Section 7(3)(c) of that law allows for the reappointment for a second seven-year term. All other current commissioners were appointed for their seven-year terms by Ramaphosa in November 2018.

“We had really serious concerns under his leadership you had two major debacles — the fingerprint ink debacle and the voter management devices,” said DA MP Adrian Roos, adding that these concerns were made clear two Fridays ago when the list of candidates was discussed and opposition concerns raised. 

His party colleague, DA MP Angel Khanyile, agreed, saying that the failure of the voter management devices on voter registration weekends had effectively disenfranchised those details that had been taken manually, but were never added to the system.

 Other opposition parties also had raised their concerns then.

But on Tuesday, the Home Affairs committee held a round-robin vote when all MPs declared their support or opposition to Mashinini’s recommendations. It was done and dusted in no time; a draft report with just a gap for the recommended candidate’s name got Mashinini’s name added, and the report was adopted.

That report recommending Mashinini should fill the vacancy created by the expiry of his term of office will now go to the House for consideration — and possibly a vote.

In the House, the DA is expected to oppose Mashinini’s recommendation for appointment by the president, as are other opposition parties. This would be a replay of what happened in March 2015 when the DA, EFF, United Democratic Movement, Freedom Front Plus and Cope opposed Mashinini’s recommendation that passed on the back of ANC numbers.

With just a simple majority needed, this time around it may yet be a tight call — the ANC is down to 230 seats from 249 after the 2014 elections.

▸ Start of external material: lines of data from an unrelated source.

__global__ __launch_bounds__(256) void split_colsum_kernel(const float* __restrict__ x, const float* __restrict__ amax,
                                                            _Float16* __restrict__ hi, _Float16* __restrict__ lo, float* __restrict__ scale_out,
                                                            double* __restrict__ part, int64_t rows, int C, int C8) {
  __shared__ float red[256][9];
  const bool lp = lo == nullptr;
  const float s = lp ? 1.0f : scale_from_amax(amax_record_read(amax));
  if (!lp && blockIdx.x == 0 && threadIdx.x == 0) scale_out[0] = s;
  const int g8 = C8 >> 3;
  const int64_t total = rows * g8;
  const int64_t stride = (int64_t)gridDim.x * 256;
  float cs[8];
#pragma unroll
  for (int e = 0; e < 8; ++e) cs[e] = 0.f;
  for (int64_t i = (int64_t)blockIdx.x * 256 + threadIdx.x; i < total; i += stride) {
    int64_t r = i / g8;
    int c0 = (int)(i - r * g8) * 8;
    float v[8];
    const float* xp = x + r * C + c0;
    if (c0 + 8 <= C) {
      float4 a = *reinterpret_cast<const float4*>(xp), b = *reinterpret_cast<const float4*>(xp + 4);
      v[0] = a.x; v[1] = a.y; v[2] = a.z; v[3] = a.w; v[4] = b.x; v[5] = b.y; v[6] = b.z; v[7] = b.w;
    } else {
#pragma unroll
      for (int e = 0; e < 8; ++e) v[e] = (c0 + e < C) ? xp[e] : 0.f;
    }
    if (lp) {
      typedef unsigned short us8 __attribute__((ext_vector_type(8)));
      us8 b;
#pragma unroll
      for (int e = 0; e < 8; ++e) { cs[e] += v[e]; b[e] = bf16_rne(v[e]); }
      *reinterpret_cast<us8*>(hi + r * C8 + c0) = b;
      continue;
    }
    half8 h, l;
#pragma unroll
    for (int e = 0; e < 8; ++e) {
      cs[e] += v[e];
      float t = v[e] * s;
      _Float16 th = (_Float16)t;
      h[e] = th;
      l[e] = (_Float16)(t - (float)th);
    }
    *reinterpret_cast<half8*>(hi + r * C8 + c0) = h;
    *reinterpret_cast<half8*>(lo + r * C8 + c0) = l;
  }
#pragma unroll
  for (int e = 0; e < 8; ++e) red[threadIdx.x][e] = cs[e];
  __syncthreads();
  for (int idx = threadIdx.x; idx < C8; idx += 256) {
    const int grp = idx >> 3, e = idx & 7;
    double acc = 0.0;
    for (int t = grp; t < 256; t += g8) acc += (double)red[t][e];
    part[(int64_t)blockIdx.x * C8 + idx] = acc;
  }
}
extern "C" size_t wdno_split_colsum_ws_bytes(int64_t rows, int C8) {
  return (size_t)stream_grid(rows * (C8 / 8), 256) * (size_t)C8 * sizeof(double);
}
extern "C" int wdno_split_f16_colsum(const float* x, const float* amax, void* hi, void* lo, float* scale_out, float* colsum_out,
                                     void* ws, size_t ws_bytes, int64_t rows, int C, int C8, wdno_stream_t s) {
  WDNO_REQUIRE(rows > 0 && C > 0 && (C & 3) == 0 && (C8 & 7) == 0 && C8 >= C && C8 < C + 16);
  const int g8 = C8 / 8;
  if (g8 > 256 || (g8 & (g8 - 1))) return WDNO_EUNSUPPORTED;
  if (ws_bytes < wdno_split_colsum_ws_bytes(rows, C8)) return WDNO_EWORKSPACE;
  const int grid = stream_grid(rows * g8, 256);
  split_colsum_kernel<<<grid, 256, 0, as_stream(s)>>>(x, amax, (_Float16*)hi, (_Float16*)lo, scale_out, (double*)ws, rows, C, C8);
  if (colsum_out)
    partial_rows_sum_kernel<double><<<cdiv(C8, 32), PRS_THREADS, 0, as_stream(s)>>>((const double*)ws, colsum_out, grid, C8);
  return wdno_check_launch();
}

Tuesday’s Home Affairs committee decision ends a process to get to this recommendation that had been criticised. When the Daily Maverick in February 2022 reported on the newspaper advert by the Office of the Chief Justice calling for nominations, this seemed to have caught many by surprise. 

After an intervention by civil society, My Vote Counts and Council for the Advancement of the South Africa Constitution (Casac), the application period was extended by a week to 25 February 2022.

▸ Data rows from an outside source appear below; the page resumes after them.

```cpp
template <bool SPLIT, bool F16 = false>
__global__ __launch_bounds__(512) void gemm_tn8_kernel(GemmTN p) {
  extern __shared__ __attribute__((aligned(16))) char smem[];
  typedef __bf16 T;
  typedef __attribute__((address_space(3))) bf16x4* lds_b4;
  constexpr int HALF = 64 * 256;
  const int tid = threadIdx.x, lane = tid & 63;
  const int wave = __builtin_amdgcn_readfirstlane(tid >> 6);
  const int wr = wave >> 2, wc = wave & 3;
  const int tiles_k = (p.K + 255) >> 8, tiles_n = (p.N + 255) >> 8;
  const int ntile = tiles_k * tiles_n;
  const int id = xcd_remap((int)blockIdx.x, (int)gridDim.x);
  const int tile = id % ntile, chunk = id / ntile;
  const int n0 = (tile / tiles_k) << 8, k0 = (tile % tiles_k) << 8;
  const int mbeg = chunk * p.m_chunk;
  const int rows = min(p.M, mbeg + p.m_chunk) - mbeg;
  const int KT = (rows + 63) >> 6;
  const T* __restrict__ Z = (const T*)p.Z + (long)mbeg * p.ldz + n0;
  const bool xhi = !SPLIT && p.split == 2;
  const T* __restrict__ X = (const T*)p.X + (long)mbeg * p.ldx + (xhi ? 2 * k0 : k0);
  const int xcols = xhi ? ((p.K - 1) >> 6) * 128 + ((p.K - 1) & 63) + 1 - 2 * k0 : p.K - k0;
  const int zbytes = (rows - 1) * (int)p.ldz * 2 + (p.N - n0) * 2, xbytes = (rows - 1) * (int)p.ldx * 2 + xcols * 2;
  const int zstep = 64 * (int)p.ldz * 2, xstep = 64 * (int)p.ldx * 2;

  const int lrow = lane >> 4, lch = lane & 15;
  const int lc = (lch ^ (4 * lrow)) * 8;
  constexpr int xhalf = SPLIT ? 128 : 64;
  const int zcol = ((lc >> 6) * 128 + (lc & 63)) * 2;
  const int xcol = SPLIT ? (((lc >> 6) * 128) + ((lc >> 5) & 1) * 32 + (lc & 31)) * 2 : ((lc >> 5) * (xhi ? 128 : 64) + (lc & 31)) * 2;
  int zrel[2], xrel[2];
#pragma unroll
  for (int i = 0; i < 2; ++i) {
    const int r = (wave * 2 + i) * 4 + lrow;
    zrel[i] = r * (int)p.ldz * 2 + zcol;
    xrel[i] = r * (int)p.ldx * 2 + xcol;
  }
  int s_kt = 0;
  auto stage = [&](int db, int which) __attribute__((always_inline)) {
    char* dst = smem + (db * 4 + which) * HALF + wave * 2048;
    if (which < 2) {
      const int off = s_kt * zstep;
      const int left = zbytes - off;
      const __amdgpu_buffer_rsrc_t r = __builtin_amdgcn_make_buffer_rsrc((void*)((const char*)Z + off), 0, left > 0 ? left : 0, 0x00020000);
      __builtin_amdgcn_raw_ptr_buffer_load_lds(r, (lds_ptr_t)dst, 16, zrel[0] + which * 128, 0, 0, 0);
      __builtin_amdgcn_raw_ptr_buffer_load_lds(r, (lds_ptr_t)(dst + 1024), 16, zrel[1] + which * 128, 0, 0, 0);
    } else {
      const int off = s_kt * xstep;
      const int left = xbytes - off;
      const __amdgpu_buffer_rsrc_t r = __builtin_amdgcn_make_buffer_rsrc((void*)((const char*)X + off), 0, left > 0 ? left : 0, 0x00020000);
      __builtin_amdgcn_raw_ptr_buffer_load_lds(r, (lds_ptr_t)dst, 16, xrel[0] + (which - 2) * xhalf, 0, 0, 0);
      __builtin_amdgcn_raw_ptr_buffer_load_lds(r, (lds_ptr_t)(dst + 1024), 16, xrel[1] + (which - 2) * xhalf, 0, 0, 0);
    }
  };

  const int g4 = lane >> 4, pl = lane & 15, prow = pl >> 2;
  const int frow = (8 * (g4 >> 1) + prow) * 256;
  const int fsub = ((pl & 1) << 3);
  int zc[2], xc1;
#pragma unroll
  for (int i2 = 0; i2 < 2; ++i2) zc[i2] = ((((wr * 64 + i2 * 32 + 16 * (g4 & 1)) >> 3) + ((pl & 3) >> 1)) ^ (4 * prow)) << 4;
  xc1 = ((((wc * 32 + 16 * (g4 & 1)) >> 3) + ((pl & 3) >> 1)) ^ (4 * prow)) << 4;
  bf16x8 aF[2][4], bS[2][4];
  const unsigned lds0 = (unsigned)(size_t)smem;
  auto lds_frag = [&](unsigned addr) __attribute__((always_inline)) {
    bf16x4 lo, hi;
    asm volatile("ds_read_b64_tr_b16 %0, %2\n\tds_read_b64_tr_b16 %1, %2 offset:1024" : "=&v"(lo), "=&v"(hi) : "v"(addr));
    return __builtin_shufflevector(lo, hi, 0, 1, 2, 3, 4, 5, 6, 7);
  };
  const unsigned za[2] = {lds0 + frow + zc[0] + fsub, lds0 + frow + zc[1] + fsub};
  const unsigned xa = lds0 + frow + xc1 + fsub;
  auto lds_a = [&](int db, int h, int i2, int ks) __attribute__((always_inline)) {
// ... 17 lines not shown
  };
  auto end_phase = [&]() __attribute__((always_inline)) {
    __builtin_amdgcn_sched_barrier(0);
    __builtin_amdgcn_s_barrier();
    __builtin_amdgcn_sched_barrier(0);
  };

  stage(0, 2); stage(0, 0); stage(0, 3); stage(0, 1);
  ++s_kt;
  stage(1, 3); stage(1, 0); stage(1, 2); stage(1, 1);
  ++s_kt;
  asm volatile("s_waitcnt vmcnt(10)" ::: "memory");
  __builtin_amdgcn_s_barrier();
#pragma unroll
  for (int ks = 0; ks < 4; ++ks) {
    aF[0][ks] = lds_a(0, 0, 0, ks);
    aF[1][ks] = lds_a(0, 0, 1, ks);
    bS[0][ks] = lds_b(0, 0, ks);
  }
  __builtin_amdgcn_s_waitcnt(0xC07F);
  __builtin_amdgcn_sched_barrier(0);
  __builtin_amdgcn_s_barrier();

  auto ktile = [&](auto db_tag) __attribute__((always_inline)) {
    constexpr int db = decltype(db_tag)::value;
    constexpr int F = db, S = 1 - db;
    if (wr == 1) { stage(db, 2 + F); wait_load(); }
#pragma unroll
    for (int ks = 0; ks < 4; ++ks) {
      bS[S][ks] = lds_b(db, S, ks);
      mma32t<F16>(acc[0][F], aF[0][ks], bS[F][ks]);
      mma32t<F16>(acc[1][F], aF[1][ks], bS[F][ks]);
      __builtin_amdgcn_sched_barrier(0);
    }
    if (wr == 0) { stage(db, 2 + F); wait_load(); }
    end_phase();
    if (wr == 1) { stage(db, 0); wait_load(); }
#pragma unroll
    for (int ks = 0; ks < 4; ++ks)
#pragma unroll
      for (int i2 = 0; i2 < 2; ++i2) {
        mma32t<F16>(acc[i2][S], aF[i2][ks], bS[S][ks]);
        aF[i2][ks] = lds_a(db, 1, i2, ks);
        __builtin_amdgcn_sched_barrier(0);
      }
    if (wr == 0) { stage(db, 0); wait_load(); }
    end_phase();
    if (wr == 1) { stage(db, 2 + S); wait_load(); }
    constexpr bool skip3 = S == 1 && SPLIT, skip4 = F == 1 && SPLIT;
#pragma unroll
    for (int ks = 0; ks < 4; ++ks) {
      if constexpr (!skip3) {
        mma32t<F16>(acc[2][S], aF[0][ks], bS[S][ks]);
        mma32t<F16>(acc[3][S], aF[1][ks], bS[S][ks]);
      }
      bS[S][ks] = lds_b(db ^ 1, S, ks);
      __builtin_amdgcn_sched_barrier(0);
    }
    if (wr == 0) { stage(db, 2 + S); wait_load(); }
    end_phase();
    if (wr == 1) { stage(db, 1); ++s_kt; wait_load(); }
#pragma unroll
    for (int ks = 0; ks < 4; ++ks)
#pragma unroll
      for (int i2 = 0; i2 < 2; ++i2) {
        if constexpr (!skip4) mma32t<F16>(acc[2 + i2][F], aF[i2][ks], bS[F][ks]);
        aF[i2][ks] = lds_a(db ^ 1, 0, i2, ks);
        __builtin_amdgcn_sched_barrier(0);
      }
    if (wr == 0) { stage(db, 1); ++s_kt; wait_load(); }
    end_phase();
  };
  for (int t = 0; t < KT; t += 2) {
    ktile(std::integral_constant<int, 0>{});
    if (t + 1 < KT) ktile(std::integral_constant<int, 1>{});
  }
  asm volatile("s_waitcnt vmcnt(0)" ::: "memory");

#pragma unroll
  for (int i = 0; i < 4; ++i)
#pragma unroll
    for (int j = 0; j < 2; ++j) {
      int k = k0 + wc * 64 + j * 32 + (lane & 31);
      if constexpr (SPLIT) {
        if (i >= 2 && j == 1) continue;
        k = k0 + (wc >> 1) * 128 + j * 64 + (wc & 1) * 32 + (lane & 31);
        k = ((k >> 7) << 6) | (k & 63);
      }
#pragma unroll
      for (int r = 0; r < 16; ++r) {
        int n = n0 + wr * 128 + i * 32 + (r & 3) + 8 * (r >> 2) + 4 * (lane >> 5);
        if constexpr (SPLIT) n = ((n >> 7) << 6) | (n & 63);
        if (n < p.n_valid && k < p.k_valid) {
          if (p.part != nullptr) p.part[(long)chunk * p.part_stride + (long)n * p.part_ld + k] = acc[i][j][r];
          else atomicAdd(p.dW + (long)n * p.ldw + k, acc[i][j][r]);
        }
      }
    }
}

// ... 40 lines not shown
#pragma unroll
  for (int w = 0; w < W; ++w) sm[g][lane][w] = s[w];
  __syncthreads();
  if (g == 0 && live) {
    float* dst = dW + (long)n * ldw + k;
#pragma unroll
    for (int w = 0; w < W; ++w) {
      float t = sm[0][lane][w];
#pragma unroll
      for (int q = 1; q < G; ++q) t += sm[q][lane][w];
      dst[w] += t;
    }
  }
}

struct TnPlan {
  bool use8;
  int slices;
  int m_chunk;
  int part_ld;
  long part_stride;
};

static TnPlan tn_plan(int M, int N, int K, long ldz, long ldx, int dtype, int variant, bool fold = false) {
  static int n_cu = 0;
  if (n_cu == 0) {
    int dev = 0;
    hipDeviceProp_t prop;
    n_cu = 256;
    if (hipGetDevice(&dev) == hipSuccess && hipGetDeviceProperties(&prop, dev) == hipSuccess && prop.multiProcessorCount > 0)
      n_cu = prop.multiProcessorCount;
  }
  TnPlan pl{};
  if ((variant & 2) && dtype == SNERF_DT_BF16 && N % 256 == 0 && K >= 256 && M >= 4096 && ldz * 2 * 65 < (1L << 31) && ldx * 2 * 65 < (1L << 31)) {
    const int t8 = (N / 256) * ((K + 255) / 256);
    int ch = n_cu / t8;
    ch = ch < 1 ? 1 : ch;
    long mc = ((long)M + ch - 1) / ch;
    mc = ((mc + 127) / 128) * 128;
    const long lim = (1L << 30) / ((ldz > ldx ? ldz : ldx) * 2);
    if (mc > lim) mc = lim / 128 * 128;
    if (!(fold && M <= 131072 && mc < 512)) {
      pl.use8 = true; pl.m_chunk = (int)mc; pl.slices = (int)((M + mc - 1) / mc);
      pl.part_ld = ((K + 255) / 256) * 256; pl.part_stride = (long)N * pl.part_ld;
      return pl;
    }
  }
  const int tiles = ((N + 127) / 128) * ((K + 127) / 128);
  const int target = (variant & 64) ? 4096 : (variant & 32) ? 2048 : (variant & 16) ? 512 : 1024;
  int chunks = (target + tiles - 1) / tiles;
  int m_chunk = (M + chunks - 1) / chunks;
  m_chunk = ((m_chunk + 255) / 256) * 256;
  const int floor_rows = (fold && M <= 131072) ? 256 : 1024;
  if (m_chunk < floor_rows) m_chunk = floor_rows;
  pl.use8 = false; pl.m_chunk = m_chunk; pl.slices = (M + m_chunk - 1) / m_chunk;
// ... 83 lines not shown
      hipLaunchKernelGGL(tn_fold_kernel<false>, dim3((k_valid + 255) / 256, n_valid), dim3(256), 0, (hipStream_t)stream, ws, pl.part_stride,
                         pl.part_ld, pl.slices, n_valid, k_valid, dW, ldw);
  }
  return snerf_check_launch();
}

extern "C" int snerf_linear_wgrad(const void* Z, long ldz, const void* X, long ldx, float* dW, long ldw, const void* zeros,
                                  int M, int N, int K, int n_valid, int k_valid, int dtype, int variant, void* stream) {
  return wgrad_launch(Z, ldz, X, ldx, dW, ldw, zeros, M, N, K, n_valid, k_valid, dtype, variant, nullptr, 0, stream);
}

extern "C" long snerf_linear_wgrad_ws_floats(int M, int N, int K, long ldz, long ldx, int dtype, int variant) {
  if (M <= 0 || N <= 0 || K <= 0) return 0;
  if (dtype == 2) dtype = SNERF_DT_BF16;
  const TnPlan pl = tn_plan(M, N, K, ldz, ldx, dtype, variant, true);
  return pl.part_stride * pl.slices;
}

extern "C" int snerf_linear_wgrad_det(const void* Z, long ldz, const void* X, long ldx, float* dW, long ldw, const void* zeros, int M, int N,
                                      int K, int n_valid, int k_valid, int dtype, int variant, float* ws, long ws_floats, void* stream) {
  if (ws == nullptr) return SNERF_ERR_ARG;
  return wgrad_launch(Z, ldz, X, ldx, dW, ldw, zeros, M, N, K, n_valid, k_valid, dtype, variant, ws, ws_floats, stream);
}
```

snerf_amd/mlp.py:

```python
import contextlib

import torch

from . import ops
from .ops import ACT_MASK, ACT_NONE, ACT_RELU, gran, roundup


class ParamArena:

    def __init__(self, shapes, device):
        self.names = [n for n, _ in shapes]
        self.shapes = dict(shapes)
        offs, o = {}, 0
        for n, s in shapes:
            numel = 1
            for d in s:
                numel *= d
            offs[n] = (o, numel)
            o += roundup(numel, 4)
        self.numel = roundup(o, 4)
        self._offs = offs
        self.epoch = 0
        self.flat = torch.zeros(self.numel, dtype=torch.float32, device=device)
        self.grad = torch.zeros(self.numel, dtype=torch.float32, device=device)
        self.p = {n: self.flat[a:a + c].view(self.shapes[n]) for n, (a, c) in offs.items()}
        self.g = {n: self.grad[a:a + c].view(self.shapes[n]) for n, (a, c) in offs.items()}

    def load(self, sd: dict, prefix: str = ""):
# ... 992 lines not shown
        else:
            cx, ck = CB, H + self.Cw
            for j in range(self.nc):
                cy = self.buf(M, self.cu)
                self.fwd(f"cond_layers.{j}.layers.0", cx, ck, cy, self.cu)
                cacts.append((cx, ck, cy))
                cx, ck = cy, self.cu
            self.fwd("rgb", cx, self.cu, raw_rgb, 3, ACT_NONE, out_f32=True)
        self.raw_sem, S0 = None, None
        if self.sc:
            S0 = self.buf(M, self.Hs)
            self.fwd("sem0", x, H, S0, self.Hs)
            self.raw_sem = self.buf(M, self.sc, f32=True)
            self.fwd("sem1", S0, self.Hs, self.raw_sem, self.sc, ACT_NONE, out_f32=True)
        return raw_rgb, raw_d, ((acts, cacts, SKIP, CB, S0) if keep else None)

    def backward(self, d_raw_rgb, d_raw_density, saved, d_raw_sem=None, want_input_grad=False, want_cond_grad=False, on_done=None):
        with self._bwd():
            if self._fp16_backward():
                return self._scaled_backward([d_raw_rgb, d_raw_density, d_raw_sem],
                                             lambda g: self._backward(g[0], g[1], saved, g[2], want_input_grad, want_cond_grad, None), on_done)
            return self._backward(d_raw_rgb, d_raw_density, saved, d_raw_sem, want_input_grad, want_cond_grad, on_done)

    def _backward(self, d_raw_rgb, d_raw_density, saved, d_raw_sem=None, want_input_grad=False, want_cond_grad=False, on_done=None):
        acts, cacts, SKIP, CB, S0 = saved
        H, g, cu, M = self.H, self.g, self.cu, d_raw_rgb.shape[0]
        dV = None
        DZE = self.buf(M, H * len(self.enc_layers)) if want_input_grad else None
        self.colsum(d_raw_rgb, 3, self.gB("rgb_layer"))
        self.colsum(d_raw_density, 1, self.gB("density_layer"))
        dz = self.head_grad(d_raw_rgb, 3)
        fused = cacts[-1] if (len(cacts) == self.nc + 1 and cacts[-1][0] == "fused") else None
        if fused is not None:
            cacts = cacts[:-1]
        clast = cacts[-1][2]
        self.wgrad("rgb_layer", dz, clast, 3, cu)
        DB = self.buf(M, H + g + (self.Hs if self.sc else 0))
        if fused is not None:
            _, cbits, bbits = fused
            dCs = [self.buf(M, cu) for _ in range(self.nc)]
            ops.fcolour_bwd(d_raw_rgb, self._cbwd[0], [cbits[2], cbits[1], cbits[0], bbits], dCs, self.cs(DB, 0, H),
                            [self.gB("cond_layers.2.layers.0"), self.gB("cond_layers.1.layers.0"), self.gB("cond_layers.0.layers.0"),
                             self.gB("bottleneck_layer.layers.0")])
            for j in range(self.nc - 1, -1, -1):
                cx, ck, cy = cacts[j]
                self.wgrad(f"cond_layers.{j}.layers.0", dCs[self.nc - 1 - j], cx, cu, H + self.cd if j == 0 else cu)
            if want_input_grad or want_cond_grad:
                dV = self.input_grad("cenc", dCs[-1], cu, self.Cw)
        else:
            dC = self.buf(M, cu)
            self.dgrad("rgb", dz, g, dC, cu, mask=clast, colsum=self.gB(f"cond_layers.{self.nc - 1}.layers.0"))
            for j in range(self.nc - 1, -1, -1):
                cx, ck, cy = cacts[j]
                n = f"cond_layers.{j}.layers.0"
                self.wgrad(n, dC, cx, cu, H + self.cd if j == 0 else cu)
                if j > 0:
                    dX = self.buf(M, cu)
                    self.dgrad(n, dC, cu, dX, cu, mask=cx, colsum=self.gB(f"cond_layers.{j - 1}.layers.0"))
                    dC = dX
                else:
                    self.dgrad(n, dC, cu, DB, H, mask=CB, colsum=self.gB("bottleneck_layer.layers.0"))
                    if want_input_grad or want_cond_grad:
                        dV = self.input_grad("cenc", dC, cu, self.Cw)
        ops.cast_pad(d_raw_density, 1, self.cs(DB, H, H + g), g, self.dt)
        xl = acts[-1][2]
        kb = H + g
        if self.sc:
            dS0 = self.cs(DB, H + g)
            if d_raw_sem is None:
                dS0.zero_()
            else:
                self.colsum(d_raw_sem, self.sc, self.gB("semantic_layer.1"))
                dzs = self.head_grad(d_raw_sem, self.sc)
                self.wgrad("semantic_layer.1", dzs, S0, self.sc, self.Hs)
                self.dgrad("sem1", dzs, roundup(self.sc, g), dS0, self.Hs, mask=S0, colsum=self.gB("semantic_layer.0.layers.0"))
                self.wgrad("semantic_layer.0.layers.0", dS0, xl, self.Hs, H)
            kb += self.Hs
        self.wgrad("bottleneck_layer.layers.0", self.cs(DB, 0, H), xl, H, H)
        self.wgrad("density_layer", self.cs(DB, H, H + g), xl, 1, H)
        dZ = self.buf(M, H)
        self.dgrad("bd", DB, kb, dZ, H, mask=xl, colsum=self.gB(f"layers.{self.L - 1}.layers.0"))
        if on_done is not None:
            on_done(["density_layer", "bottleneck_layer", "cond_layers", "rgb_layer"] + (["semantic_layer"] if self.sc else []))
        for i in range(self.L - 1, -1, -1):
            x, k, y = acts[i]
            n = f"layers.{i}.layers.0"
            self.wgrad(n, dZ, x, H, self.fd if i == 0 else (H + self.fd if self._is_skip_in(i) else H))
            if on_done is not None:
                on_done([f"layers.{i}."])
            if i > 0:
                xin = acts[i - 1][2]
                if want_input_grad and (i - 1) in self.enc_layers:
                    k = self.enc_layers.index(i - 1)
                    dX = self.cs(DZE, k * H, (k + 1) * H)
                else:
                    dX = self.buf(M, H)
                self.dgrad(n, dZ, H, dX, H, mask=xin, colsum=self.gB(f"layers.{i - 1}.layers.0"))
                dZ = dX
        if want_input_grad:
            return self.input_grad("enc", DZE, H * len(self.enc_layers), self.Ew), dV
        return dV if want_cond_grad else None
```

Of the 48 applications received, 12 candidates were shortlisted, but several withdrew and, following the 1 April interviews, eight candidates were submitted to Parliament for consideration, according to the letter to National Assembly Speaker Nosiviwe Mapisa-Nqakula from Chief Justice Raymond Zondo, dated 7 April.

Why it took a month to reach Parliament’s Home Affairs committee that started dealing with the matter only from 10 May, remains unclear. But after a couple of meetings on 31 May, it was done.

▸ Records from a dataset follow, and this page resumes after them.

__device__ __forceinline__ void online_merge(float& m, float& s, float m2, float s2) {
    const float mn = fmaxf(m, m2);
    s = s * __expf(m - mn) + s2 * __expf(m2 - mn);
    m = mn;
}

__global__ __launch_bounds__(256) void ce_fwd_kernel(const bf16_t* __restrict__ logits, int ldl, const int32_t* __restrict__ perm,
                                                     const int32_t* __restrict__ tile_group, const long long* __restrict__ target_ids,
                                                     const int32_t* __restrict__ vocab, float* __restrict__ row_loss, float* __restrict__ row_lse) {
    __shared__ float red_m[4], red_s[4];
    const int pr = blockIdx.x;
    const int g = tile_group[pr / SEG_ALIGN];
    if (g < 0) return;
    const int src = perm[pr];
    if (src < 0) {
        if (threadIdx.x == 0) { row_loss[pr] = 0.f; row_lse[pr] = 0.f; }
        return;
    }
    const int V = vocab[g];
    const bf16_t* row = logits + (size_t)pr * ldl;
    float m = -INFINITY, ssum = 0.f;
    for (int c = threadIdx.x * 8; c < V; c += 256 * 8) {
        float v[8];
        if (c + 8 <= V) {
            const uint4 p = *(const uint4*)(row + c);
            const uint32_t w[4] = {p.x, p.y, p.z, p.w};
#pragma unroll
            for (int e = 0; e < 4; ++e) { v[2 * e] = bf2f((bf16_t)(w[e] & 0xffff)); v[2 * e + 1] = bf2f((bf16_t)(w[e] >> 16)); }
        } else {
#pragma unroll
            for (int e = 0; e < 8; ++e) v[e] = c + e < V ? bf2f(row[c + e]) : -INFINITY;
        }
        float cm = v[0];
#pragma unroll
        for (int e = 1; e < 8; ++e) cm = fmaxf(cm, v[e]);
        const float mn = fmaxf(m, cm);
        float add = 0.f;
#pragma unroll
        for (int e = 0; e < 8; ++e) add += __expf(v[e] - mn);
        ssum = ssum * __expf(m - mn) + add;
        m = mn;
    }
#pragma unroll
    for (int o = 32; o > 0; o >>= 1) {
        const float m2 = __shfl_xor(m, o, 64), s2 = __shfl_xor(ssum, o, 64);
        if (m2 > -INFINITY || m > -INFINITY) online_merge(m, ssum, m2, s2);
    }
    const int lane = threadIdx.x & 63, wave = threadIdx.x >> 6;
    if (lane == 0) { red_m[wave] = m; red_s[wave] = ssum; }
    __syncthreads();
    if (threadIdx.x == 0) {
        float M = red_m[0], S = red_s[0];
        for (int w = 1; w < 4; ++w)
            if (red_m[w] > -INFINITY) online_merge(M, S, red_m[w], red_s[w]);
        const float lse = M + __logf(S);
        row_lse[pr] = lse;
        row_loss[pr] = lse - bf2f(row[target_ids[src]]);
    }
}

__global__ __launch_bounds__(256) void ce_bwd_kernel(bf16_t* __restrict__ logits, int ldl, const int32_t* __restrict__ perm,
                                                     const int32_t* __restrict__ tile_group, const long long* __restrict__ target_ids,
                                                     const int32_t* __restrict__ vocab, const int32_t* __restrict__ seg_count,
                                                     const float* __restrict__ gscale, int loss_type, int n_heads,
                                                     const float* __restrict__ row_lse) {
    const int pr = blockIdx.x;
    const int g = tile_group[pr / SEG_ALIGN];
    if (g < 0) return;
    const int V = vocab[g];
    const int Vp = (V + 63) / 64 * 64;
    bf16_t* row = logits + (size_t)pr * ldl;
    const int src = perm[pr];
    if (src < 0) {
        for (int c = threadIdx.x; c < Vp / 8; c += 256) *(uint4*)(row + c * 8) = make_uint4(0u, 0u, 0u, 0u);
        return;
    }
    float w;
    if (loss_type == FM_LOSS_MOD) {
        w = 1.0f / ((float)seg_count[g] * (float)n_heads);
    } else {
        float tot = 0.f;
        for (int mm = 0; mm < n_heads; ++mm) tot += (float)seg_count[mm] * (float)vocab[mm];
        w = (float)V / tot;
    }
    w *= gscale ? gscale[0] : 1.0f;
    const float lse = row_lse[pr];
    const int tgt = (int)target_ids[src];
    for (int c = threadIdx.x * 8; c < Vp; c += 256 * 8) {
        const uint4 p = *(const uint4*)(row + c);
        const uint32_t wd[4] = {p.x, p.y, p.z, p.w};
        float o[8];
#pragma unroll
        for (int e = 0; e < 8; ++e) {
            const float x = bf2f((bf16_t)((e & 1) ? (wd[e >> 1] >> 16) : (wd[e >> 1] & 0xffff)));
            o[e] = (c + e < V) ? (__expf(x - lse) - ((c + e) == tgt ? 1.f : 0.f)) * w : 0.f;
        }
        *(uint4*)(row + c) = make_uint4(pack2bf(o[0], o[1]), pack2bf(o[2], o[3]), pack2bf(o[4], o[5]), pack2bf(o[6], o[7]));
    }
}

Within about one hour and 40 minutes on Tuesday, the Home Affairs committee not only dealt with the IEC vacancy but also adopted a motion of desirability on the Electoral Amendment Bill. 

This comes as the Constitutional Court is set to decide on Parliament’s request for six additional months because it is unable to meet the 10 June 2022 deadline — or two years from the June 2020 judgement — to fix the elections law so independent candidates can contest national and provincial elections.

Almost 18 months lapsed in various ministerial and governing ANC processes before Home Affairs Minister Aaron Motsoaledi tabled a Bill in November 2021. That draft law adopted the minority option for technicist statutory changes that emerged from the ministerial advisory committee report of June 2021, whose majority option had been a wholesale electoral reform to introduce directly elected constituencies. This broad reform, according to Business Day, had been rejected by the ANC National Executive Committee (NEC) in September 2021.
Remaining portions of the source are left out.